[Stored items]

:::::

int zkfl_ctx_create(int device, zkfl_ctx** out);
int zkfl_ctx_destroy(zkfl_ctx* ctx);
int zkfl_ctx_set_profiling(zkfl_ctx* ctx, int enabled);
int zkfl_ctx_profile(zkfl_ctx* ctx, const char* name, double* total_ms, uint64_t* launches, double* units,
                     double* median_ms);
int zkfl_ctx_profile_reset(zkfl_ctx* ctx);
int zkfl_ctx_synchronize(zkfl_ctx* ctx);

int zkfl_zkey_load(zkfl_ctx* ctx, const uint8_t* buf, size_t len, zkfl_key** out);
typedef struct zkfl_zkey_file zkfl_zkey_file;
int zkfl_zkey_file_open(const char* path, zkfl_zkey_file** out);
int zkfl_zkey_load_file(zkfl_ctx* ctx, const zkfl_zkey_file* f, zkfl_key** out);
int zkfl_zkey_file_close(zkfl_zkey_file* f);
int zkfl_key_free(zkfl_key* key);
int zkfl_key_info(const zkfl_key* key, uint32_t* n_vars, uint32_t* n_public, uint32_t* domain_size);
int zkfl_key_ab_shared(const zkfl_key* key, uint32_t* d_form, uint32_t* shared_wires, uint32_t* a_bases);
int zkfl_debug_ab_partition(const uint8_t* sec_a, const uint8_t* sec_b1, size_t n, uint32_t shard, uint32_t n_shards,
                            uint32_t* counts, uint32_t* sidx_out, uint8_t* img_out);
typedef struct zkfl_groups_info {
  uint32_t grouped;
  uint32_t learned;
  uint32_t groups;
  uint32_t non_rep;
  uint32_t bases[4];
  uint32_t bases_rep[4];
  uint32_t builds;
  uint32_t last_miss;
  double build_ms;
} zkfl_groups_info;
int zkfl_key_set_groups(zkfl_key* key, const uint32_t* rep, size_t n_vars);
int zkfl_key_learn_groups(zkfl_ctx* ctx, zkfl_key* key, const zkfl_witness* w);
int zkfl_key_groups(const zkfl_key* key, zkfl_groups_info* out);
int zkfl_debug_groups(const uint8_t* values, const uint8_t* sig, size_t n, uint32_t* rep_out, const uint32_t* sidx,
                      size_t n_bases, uint32_t u_base, uint32_t* sidx_out, uint32_t* start_out,
                      uint32_t* members_out);
int zkfl_key_set_slots(zkfl_key* key, int slots);

int zkfl_groth16_prove(zkfl_ctx* ctx, zkfl_key* key, const uint8_t* wtns, size_t wtns_len,
                       const uint8_t* rs, uint8_t proof_out[256], uint8_t* pub_out, size_t* npub);

int zkfl_witness_upload(zkfl_ctx* ctx, const zkfl_key* key, const uint8_t* wtns, size_t wtns_len,
                        zkfl_witness** out);
int zkfl_witness_free(zkfl_witness* w);
int zkfl_groth16_prove_resident(zkfl_ctx* ctx, zkfl_key* key, const zkfl_witness* w, const uint8_t* rs,
                                uint8_t proof_out[256]);
int zkfl_groth16_prove_batch(zkfl_ctx* ctx, zkfl_key* key, size_t n, const zkfl_witness* const* w,
                             const uint8_t* rs, uint8_t* proofs_out);

int zkfl_groth16_prove_multi(zkfl_ctx* ctx, size_t n, zkfl_key* const* keys, const zkfl_witness* const* w,
                             const uint8_t* rs, uint8_t* proofs_out);

int zkfl_zkey_load_shard(zkfl_ctx* ctx, const uint8_t* buf, size_t len, uint32_t shard, uint32_t n_shards,
                         zkfl_key** out);
int zkfl_key_shard(const zkfl_key* key, uint32_t* shard, uint32_t* n_shards);
int zkfl_groth16_prove_part_batch(zkfl_ctx* ctx, zkfl_key* key, size_t n, const zkfl_witness* const* w,
                                  const uint8_t* rs, uint8_t* parts_out);
int zkfl_groth16_assemble(zkfl_ctx* ctx, size_t n, size_t n_parts, const uint8_t* parts, const uint8_t* rs,
                          uint8_t* proofs_out);

int zkfl_debug_prove_parts(zkfl_ctx* ctx, zkfl_key* key, const uint8_t* wtns, size_t wtns_len, uint8_t* h_out,
                           uint8_t* msm_out);

int zkfl_debug_glv_split(const uint8_t k[32], uint8_t out[40]);

int zkfl_debug_g1_glv_mul(zkfl_ctx* ctx, size_t n, const uint8_t* points, const uint8_t* scalars, uint8_t* out);

int zkfl_debug_wtrace(zkfl_ctx* ctx, int op, uint32_t cap, void* out, uint32_t* count);

int zkfl_debug_ntt_coset(zkfl_ctx* ctx, uint8_t* data, uint32_t logn, uint32_t nvec, size_t vstride, int col_max);

int zkfl_msm_g1(zkfl_ctx* ctx, const uint8_t* bases, const uint8_t* scalars, size_t n, uint8_t out[64]);
int zkfl_msm_g2(zkfl_ctx* ctx, const uint8_t* bases, const uint8_t* scalars, size_t n, uint8_t out[128]);
int zkfl_ntt_coset(zkfl_ctx* ctx, uint8_t* data, uint32_t logn);

int zkfl_wprog_load(zkfl_ctx* ctx, const uint8_t* prog, size_t len, zkfl_wprog** out);
int zkfl_wprog_free(zkfl_wprog* prog);
int zkfl_wprog_info(const zkfl_wprog* prog, uint32_t* n_wires, uint32_t* n_inputs, uint32_t* n_public);
size_t zkfl_wtns_size(const zkfl_wprog* prog);
int zkfl_wprog_parse_inputs(const uint8_t* prog, size_t len, const char* input_json, uint8_t* inputs_out, size_t cap,
                            size_t* n_inputs);
int zkfl_witness_compute_json(zkfl_ctx* ctx, const zkfl_wprog* prog, const char* input_json, uint8_t* wtns_out);
int zkfl_witness_compute(zkfl_ctx* ctx, const zkfl_wprog* prog, size_t n, const uint8_t* inputs, uint8_t* wtns_out);
int zkfl_witness_compute_resident(zkfl_ctx* ctx, const zkfl_wprog* prog, const zkfl_key* key, size_t n,
                                  const uint8_t* inputs, zkfl_witness** out);

int zkfl_groth16_full_prove_batch(zkfl_ctx* ctx, zkfl_key* key, const zkfl_wprog* prog, size_t n,
                                  const uint8_t* inputs, const uint8_t* rs, uint8_t* proofs_out, uint8_t* pubs_out);

int zkfl_groth16_full_prove_json(zkfl_ctx* ctx, zkfl_key* key, const zkfl_wprog* prog, const char* input_json,
                                 const uint8_t* rs, uint8_t proof_out[256], uint8_t* pub_out);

:::::

#### PROBLEM DETAILS
Write down again, exactly as given, only the lines above that fall from the line with "double build_ms;" to the line with "int zkfl_key_groups(const zkfl_key*", inclusive.

#### OUTPUT OF THE TASK
  double build_ms;
} zkfl_groups_info;
int zkfl_key_set_groups(zkfl_key* key, const uint32_t* rep, size_t n_vars);
int zkfl_key_learn_groups(zkfl_ctx* ctx, zkfl_key* key, const zkfl_witness* w);
int zkfl_key_groups(const zkfl_key* key, zkfl_groups_info* out);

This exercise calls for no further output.